==== Data for the task ====

__global__ __launch_bounds__(256) void pair_scan_partials_kernel(uint32_t *__restrict__ partial, uint32_t nblocks,
                                                                 uint32_t *__restrict__ status) {
    uint32_t carry = 0;
    for (uint32_t base = 0; base < nblocks; base += 256u) {
        const uint32_t i = base + threadIdx.x;
        const uint32_t v = i < nblocks ? partial[i] : 0u;
        uint32_t total;
        const uint32_t excl = block_exclusive_scan(v, total);
        if (i < nblocks) partial[i] = carry + excl;
        carry += total;
    }
    if (threadIdx.x == 0) status[PAIR_TOTAL] = carry;
}

__global__ __launch_bounds__(256) void pair_run_base_kernel(uint32_t entries, const uint32_t *__restrict__ partial,
                                                            uint32_t *__restrict__ run_base) {
    const uint32_t base = blockIdx.x * (uint32_t)SCAN_BLOCK + threadIdx.x * (uint32_t)SCAN_ITEMS;
    uint32_t c[SCAN_ITEMS], sum = 0;
#pragma unroll
    for (int k = 0; k < SCAN_ITEMS; k++) {
        c[k] = base + (uint32_t)k < entries ? run_base[base + (uint32_t)k] : 0u;
        sum += c[k];
    }
    uint32_t total;
    uint32_t at = partial[blockIdx.x] + block_exclusive_scan(sum, total);
#pragma unroll
    for (int k = 0; k < SCAN_ITEMS; k++) {
        if (base + (uint32_t)k < entries) run_base[base + (uint32_t)k] = at;
        at += c[k];
    }
}

struct RunRecord { int32_t start, end, mlen, term; };

__global__ __launch_bounds__(256) void pair_runs_kernel(const uint64_t *__restrict__ events,
                                                        const uint32_t *__restrict__ counters, PairLaunch pl,
                                                        const ChunkEntry *__restrict__ table,
                                                        const uint32_t *__restrict__ run_base,
                                                        RunRecord *__restrict__ runs, uint32_t run_cap,
                                                        RunRecord *__restrict__ halves, uint32_t half_cap,
                                                        uint32_t *__restrict__ status) {
    const uint32_t shard = blockIdx.y;
    const uint32_t n = region_count(counters, shard, pl.region_cap);
    const uint64_t *ev = events + (size_t)shard * pl.region_cap;
    for (uint32_t i = blockIdx.x * 256u + threadIdx.x; i < n; i += gridDim.x * 256u) {
        const uint64_t e = ev[i];
        uint32_t key;
        if (!chunk_key_of(e, pl, key)) continue;
        const ChunkEntry c = table[key];
        const uint32_t g1 = shard * pl.region_cap + i + 1u;
        if (c.begin1 == 0u || g1 < c.begin1 || g1 >= c.end1) continue;
        const uint32_t mi = key / pl.ntile, tile = key - mi * pl.ntile;
        const bool chunk_opens_with_end = ev_kind(events[c.begin1 - 1u]) != EV_START;
        if (ev_kind(e) != EV_START) {
            if (g1 == c.begin1) {
                bool ok = false;
                for (uint32_t t = tile; t-- > 0u;) {
                    const ChunkEntry p = table[mi * pl.ntile + t];
                    if (p.begin1 == 0u) continue;
                    ok = ev_kind(events[p.end1 - 2u]) == EV_START;
                    break;
                }
                if (!ok) atomicOr(&status[PAIR_FLAGS], (uint32_t)PAIR_NOT_ALTERNATING);
            }
// ... 11 lines not shown
                break;
            }
        }
        if (!found) { atomicOr(&status[PAIR_FLAGS], (uint32_t)PAIR_UNTERMINATED); continue; }
        const uint32_t kind = ev_kind(closer);
        if (kind == EV_START || ev_pos(closer) <= ev_pos(e)) { atomicOr(&status[PAIR_FLAGS], (uint32_t)PAIR_NOT_ALTERNATING); continue; }
        const uint32_t in_chunk = (g1 - c.begin1 - (chunk_opens_with_end ? 1u : 0u)) >> 1;
        const uint32_t slot = run_base[key] + in_chunk;
        if (slot >= run_cap) { atomicOr(&status[PAIR_FLAGS], (uint32_t)PAIR_NO_ROOM); continue; }
        const int64_t rs = (int64_t)ev_pos(e), re = (int64_t)ev_pos(closer);
        const int32_t mlen = (int32_t)(mi + pl.m_lo), term = (int32_t)kind - 1;
        const bool start_owned = rs >= pl.own_lo && rs < pl.own_hi, end_owned = re >= pl.own_lo && re < pl.own_hi;
        if (start_owned && re < pl.own_hi) {
            runs[slot] = RunRecord{(int32_t)(rs + pl.pos_offset), (int32_t)(re + pl.pos_offset), mlen, term};
            continue;
        }
        runs[slot] = RunRecord{0, 0, 0, RUN_NOT_OWNED};
        if (!start_owned && !end_owned) continue;
        const uint32_t at = atomicAdd(&status[PAIR_HALVES], 1u);
        if (at >= half_cap) { atomicOr(&status[PAIR_FLAGS], (uint32_t)PAIR_NO_ROOM); continue; }
        halves[at] = start_owned ? RunRecord{(int32_t)(rs + pl.pos_offset), -1, mlen, RUN_HALF_START}
                                 : RunRecord{-1, (int32_t)(re + pl.pos_offset), mlen, RUN_HALF_END + term};
    }
}

__global__ __launch_bounds__(128) void pair_publish_kernel(const uint32_t *__restrict__ counters,
                                                           const uint32_t *__restrict__ status,
                                                           uint32_t *__restrict__ host_words) {
    const uint32_t t = threadIdx.x;
    if (t < (uint32_t)EV_SHARDS) host_words[t] = counters[t * EV_COUNTER_STRIDE];
    else if (t < (uint32_t)EV_SHARDS + PAIR_STATUS_WORDS) host_words[t] = status[t - (uint32_t)EV_SHARDS];
    __threadfence_system();
}

void launch_pair_publish(const uint32_t *counters, const uint32_t *status, uint32_t *host_words, hipStream_t stream) {
    hipLaunchKernelGGL(pair_publish_kernel, dim3(1), dim3(128), 0, stream, counters, status, host_words);
}

hipError_t launch_pair_runs(const uint64_t *events, const uint32_t *counters, const PairLaunch &pl, void *table,
                            uint32_t *run_base, uint32_t *partial, void *runs, uint32_t run_cap, void *halves,
                            uint32_t half_cap, uint32_t *status, hipStream_t stream) {
    const uint32_t entries = pl.nm * pl.ntile;
    const uint32_t nblocks = (entries + (uint32_t)SCAN_BLOCK - 1u) / (uint32_t)SCAN_BLOCK;
    const uint32_t per_region = std::min<uint32_t>(std::max<uint32_t>((pl.region_cap + 255u) / 256u, 1u), 64u);
    hipError_t e = hipMemsetAsync(table, 0, (size_t)entries * sizeof(ChunkEntry), stream);
    if (e != hipSuccess) return e;
    if ((e = hipMemsetAsync(status, 0, PAIR_STATUS_WORDS * sizeof(uint32_t), stream)) != hipSuccess) return e;
    hipLaunchKernelGGL(pair_chunk_bounds_kernel, dim3(per_region, EV_SHARDS), dim3(256), 0, stream, events, counters, pl,
                       (ChunkEntry *)table, status);
    hipLaunchKernelGGL(pair_chunk_starts_kernel, dim3(nblocks), dim3(256), 0, stream, (const ChunkEntry *)table, events,
                       entries, run_base, partial);
    hipLaunchKernelGGL(pair_scan_partials_kernel, dim3(1), dim3(256), 0, stream, partial, nblocks, status);
    hipLaunchKernelGGL(pair_run_base_kernel, dim3(nblocks), dim3(256), 0, stream, entries, (const uint32_t *)partial, run_base);
    hipLaunchKernelGGL(pair_runs_kernel, dim3(per_region, EV_SHARDS), dim3(256), 0, stream, events, counters, pl,
                       (const ChunkEntry *)table, (const uint32_t *)run_base, (RunRecord *)runs, run_cap,
                       (RunRecord *)halves, half_cap, status);
    return hipGetLastError();
}
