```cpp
static int fpfh_run(sf_ctx *ctx, sf_cloud *c, sf_nbrs *nb, sf_spfh *sp, const int64_t *kp_idx, int64_t m, double *out, int flags,
                    double *cov)
{
    if (!ctx || !c || !nb || !sp || !out || m < 0) { sf_set_error("sf_fpfh: bad argument"); return SF_ERR_ARG; }
    if (!nb->self) { sf_set_error("sf_fpfh: needs a sf_radius_search_self result"); return SF_ERR_ARG; }
    SF_CHECK(sf_nbrs_on_grid(nb, c, "sf_fpfh"));
    if (!kp_idx && m != nb->m) { sf_set_error("sf_fpfh: m must equal the query count when kp_idx is NULL"); return SF_ERR_ARG; }
    if (kp_idx && !(nb->self_begin == 0 && nb->m == c->n)) {
        sf_set_error("sf_fpfh: keypoints by index need neighbour lists of the whole cloud");
        return SF_ERR_ARG;
    }
    SF_HIP(hipSetDevice(ctx->device));
    sf_pool_guard tmp(ctx);
    int32_t *pos = nullptr;
    if (kp_idx && m) {
        const int64_t *src = kp_idx;
        int64_t *dkp = nullptr;
        int *dbad = nullptr;
        if (!(flags & SF_IN_DEVICE)) {
            SF_CHECK(tmp.alloc(&dkp, (size_t)m));
            SF_HIP(hipMemcpyAsync(dkp, kp_idx, (size_t)m * sizeof(int64_t), hipMemcpyHostToDevice, ctx->stream));
            src = dkp;
        }
        SF_CHECK(tmp.alloc(&pos, (size_t)m));
        SF_CHECK(tmp.alloc(&dbad, 1));
        SF_HIP(hipMemsetAsync(dbad, 0, sizeof(int), ctx->stream));
        SF_CHECK(sf_cloud_ensure_inv_perm(ctx, c));
        SF_LAUNCH(ctx, "k7_map_positions", k_map_positions, dim3((unsigned)sf_div_up(m, 256)), dim3(256), src,
                  c->inv_perm, m, c->n, pos, dbad);
        int bad = 0;
        SF_HIP(hipMemcpyAsync(&bad, dbad, sizeof(int), hipMemcpyDeviceToHost, ctx->stream));
        SF_HIP(hipStreamSynchronize(ctx->stream));
        if (bad) {
            sf_set_error("sf_fpfh: keypoint index out of range for a cloud of %lld points", (long long)c->n);
            return SF_ERR_ARG;
        }
    }
    const int64_t tot = m * sp->nb3;
    double *dout = out, *owned = nullptr;
    if (!(flags & SF_OUT_DEVICE)) {
        SF_CHECK(tmp.alloc(&owned, (size_t)tot));
        dout = owned;
    }
    int rc = SF_OK;
    if (m && sp->n_bins > SF_FAST_FPFH_BINS && sp->elem_bytes != 1) {
// ... 15 lines not shown
```

### shot_fpfh_amd/csrc/grid.hip

```cpp
#include <rocprim/device/device_radix_sort.hpp>
#include <rocprim/device/device_reduce.hpp>
#include <rocprim/device/device_scan.hpp>
#include <rocprim/iterator/transform_iterator.hpp>

#include <algorithm>
#include <cmath>

#include <cstring>

#include "common.h"
#include "device_util.h"

#ifndef SF_SORT_BITS
#define SF_SORT_BITS 10
#endif
#ifndef SF_SORT_BLOCK
#define SF_SORT_BLOCK 1024
#endif
#ifndef SF_SORT_ITEMS
#define SF_SORT_ITEMS 6
#endif
using sf_onesweep = rocprim::radix_sort_onesweep_config<rocprim::kernel_config<SF_SORT_BLOCK, SF_SORT_ITEMS>, rocprim::kernel_config<SF_SORT_BLOCK, SF_SORT_ITEMS>,
                                                        SF_SORT_BITS, rocprim::block_radix_rank_algorithm::match>;
using sf_sort_config = rocprim::radix_sort_config<rocprim::default_config, rocprim::default_config, sf_onesweep, 65536>;
// ... 77 lines not shown
    if (i >= n) return;
    const int64_t o = zperm[i];
    dst[3 * i + 0] = src[3 * o + 0];
    dst[3 * i + 1] = src[3 * o + 1];
    dst[3 * i + 2] = src[3 * o + 2];
}

__global__ __launch_bounds__(256) void k_layer_bounds(const double *__restrict__ z, int64_t n, double lo, double inv_cell, int nlayers,
                                                      int64_t *__restrict__ first)
{
    const int lane = threadIdx.x & 63;
    const int l = blockIdx.x * 4 + (threadIdx.x >> 6);
    if (l > nlayers) return;
    int64_t a = 0, b = n;
    while (b - a > 64) {
        const int64_t step = (b - a + 63) / 64;
        const int64_t i = a + (int64_t)lane * step;
        const bool below = i < b && sf_cell_coord(z[i], lo, inv_cell, nlayers) < l;
        const int k = __popcll(__ballot(below));
        if (k == 0) { b = a; break; }
        const int64_t na = a + (int64_t)(k - 1) * step + 1;
        const int64_t nb = k < 64 ? a + (int64_t)k * step : b;
        a = na;
        b = nb < b ? nb : b;
    }
    if (b > a) {
        const int64_t i = a + lane;
        const bool below = i < b && sf_cell_coord(z[i], lo, inv_cell, nlayers) < l;
        a += __popcll(__ballot(below));
    }
    if (lane == 0) first[l] = l == nlayers ? n : a;
}
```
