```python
PROTOTYPES = {
    "cuadmm_last_error": (C.c_char_p, []),
    "cuadmm_version": (C.c_char_p, []),
    "cuadmm_device_count": (C.c_int, []),
# ... 27 lines not shown
    "cuadmm_get_shard": (C.c_int, [C.c_void_p, C.POINTER(C.c_int64), C.POINTER(C.c_int64), c_int_p, c_int_p]),
    "cuadmm_aat_factor_arrays": (C.c_int, [C.c_void_p] + [C.POINTER(C.c_void_p)] * 4),
    "cuadmm_aat_forest": (C.c_int, [C.c_void_p, c_int_p, c_int_p, C.POINTER(C.c_void_p), C.POINTER(C.c_void_p)]),
    "cuadmm_mex_call": (C.c_int, [C.c_int, C.c_int, C.c_double,
                                   C.c_size_t, C.c_size_t, C.c_void_p, C.c_void_p, C.c_void_p,
                                   C.c_size_t, C.c_void_p, C.c_void_p, C.c_void_p,
                                   C.c_size_t, C.c_void_p, C.c_void_p, C.c_void_p,
                                   C.c_size_t, C.c_void_p,
                                   C.c_size_t, C.c_void_p, C.c_size_t, C.c_void_p, C.c_size_t, C.c_void_p,
                                   C.c_double, C.c_int, C.c_void_p, C.POINTER(C.c_void_p)]),
    "cuadmm_mex_result_dims": (C.c_int, [C.c_void_p, c_int_p, c_int_p, c_int_p, C.POINTER(C.c_double)]),
    "cuadmm_mex_result_XyS": (C.c_int, [C.c_void_p, C.c_void_p, C.c_void_p, C.c_void_p]),
    "cuadmm_mex_result_info": (C.c_int, [C.c_void_p, C.c_int, C.c_void_p]),
    "cuadmm_mex_result_free": (None, [C.c_void_p]),
    "cuadmm_get_psd_steps": (C.c_int, [C.c_void_p, C.c_void_p, C.c_int]),
    "cuadmm_sign_sched_simulate_hint": (C.c_int, [C.c_void_p, C.c_int, C.c_int, C.c_int, c_double_p, c_int_p]),
    "cuadmm_sign_sched_simulate": (C.c_int, [C.c_void_p, C.c_int, C.c_int, c_double_p]),
    "cuadmm_op_psd_project_ex": (C.c_int, [C.c_void_p, C.c_void_p, C.c_void_p, C.c_int, C.c_int, C.c_void_p, C.c_void_p]),
    "cuadmm_op_psd_project_steps": (C.c_int, [C.c_void_p, C.c_void_p, C.c_void_p, C.c_int, C.c_void_p, C.c_void_p]),
    "cuadmm_get_info_iter_num": (C.c_int, [C.c_void_p]),
    "cuadmm_get_info_array": (C.c_int, [C.c_void_p, C.c_int, C.c_void_p, C.c_int]),
    "cuadmm_get_total_time": (C.c_double, [C.c_void_p]),
    "cuadmm_get_state": (C.c_int, [C.c_void_p, C.c_void_p]),
    "cuadmm_get_profile": (C.c_int, [C.c_void_p, C.c_void_p]),
    "cuadmm_reset_profile": (C.c_int, [C.c_void_p]),
    "cuadmm_get_counters": (C.c_int, [C.c_void_p, C.c_void_p]),
    "cuadmm_get_group_info": (C.c_int, [C.c_void_p, C.c_void_p]),
    "cuadmm_get_tail_info": (C.c_int, [C.c_void_p, C.c_void_p]),
    "cuadmm_update_A": (C.c_int, [C.c_void_p, C.c_void_p, C.c_int, C.c_int, C.c_double]),
    "cuadmm_get_update_info": (C.c_int, [C.c_void_p, C.c_void_p]),
# ... 118 lines not shown
```

### cuadmm_amd/csrc/engine.hip

```cpp
#include <hip/hip_runtime.h>

#include <algorithm>
#include <chrono>
#include <cmath>
#include <cstdlib>
#include <cstring>
#include <dlfcn.h>
#include <iostream>
#include <numeric>

#include "device_util.h"
#include "psd_plan.h"
#include "tail_solve.h"
#include "lead_solve.h"
#include "vec_kernels.h"
#include "duo_group.h"
#include "accel.h"
#include "infeas.h"

using namespace cuadmm;

namespace {

double wall_s() { return std::chrono::duration<double>(std::chrono::steady_clock::now().time_since_epoch()).count(); }
// ... 501 lines not shown
      fz.outX = mode == 0 ? out_w : nullptr;
      fz.outS = out_w + m + 2;
    }
    if (closed.active) {
      fz.rec = closed.rec.p; fz.cl_out = closed.cl_out.p; fz.y_out = y_d.p;
      fz.iter0 = (int)(closed.iters_done & 0x3fffffff);
      closed.iters_done += iters > 1 ? iters : 1;
      fz.partials2 = closed.partials2.p;
      fz.isig = 1 / sig; fz.bscale = bscale;
      if (closed.out_dirty) {
        if ((rc = launch_closed_gather_out(closed.rec.p, plan.fused_blocks(), out_d.p, out_d.p + (size_t)m + 2, closed.cl_out.p, st))) return rc;
        closed.out_dirty = false;
      }
    }
    if (iters > 1) {
      fz.iters = iters; fz.pstride = bt.pstride; fz.partials = bt.p1.p; fz.partials2 = bt.p2.p;
      prof_begin(K_PSD);
      rc = plan.project(Xb.p, Xproj.p, st, &fz);
      prof_end(K_PSD, 68.0 * (double)L * iters);
      if (rc) return rc;
      prof_begin(K_POST);
      double* dst = (!dev_scalars && bt.h_dev) ? bt.h_dev : bt.scal_d.p;
      rc = launch_reduce_quads_batch(bt.p1.p, bt.p2.p, plan.fused_blocks(), bt.pstride, iters, dst, st);
      prof_end(K_POST, 0.0);
      if (rc) return rc;
      if (dev_scalars && (rc = comm_allreduce(bt.scal_d.p, 4 * (size_t)iters))) return rc;
      if (dst == bt.scal_d.p) CUADMM_HIP_TRY(hipMemcpyAsync(bt.h.p, bt.scal_d.p, sizeof(double) * 4 * (size_t)iters, hipMemcpyDeviceToHost, st));
      bt.launches++; bt.iters += iters;
      return CUADMM_OK;
    }
    prof_begin(K_PSD);
// ... 2112 lines not shown
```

====

> **Exercise details**
Please give the count of lines in the listing that include the string "chrono", with no words around it.

> **Expected output**
2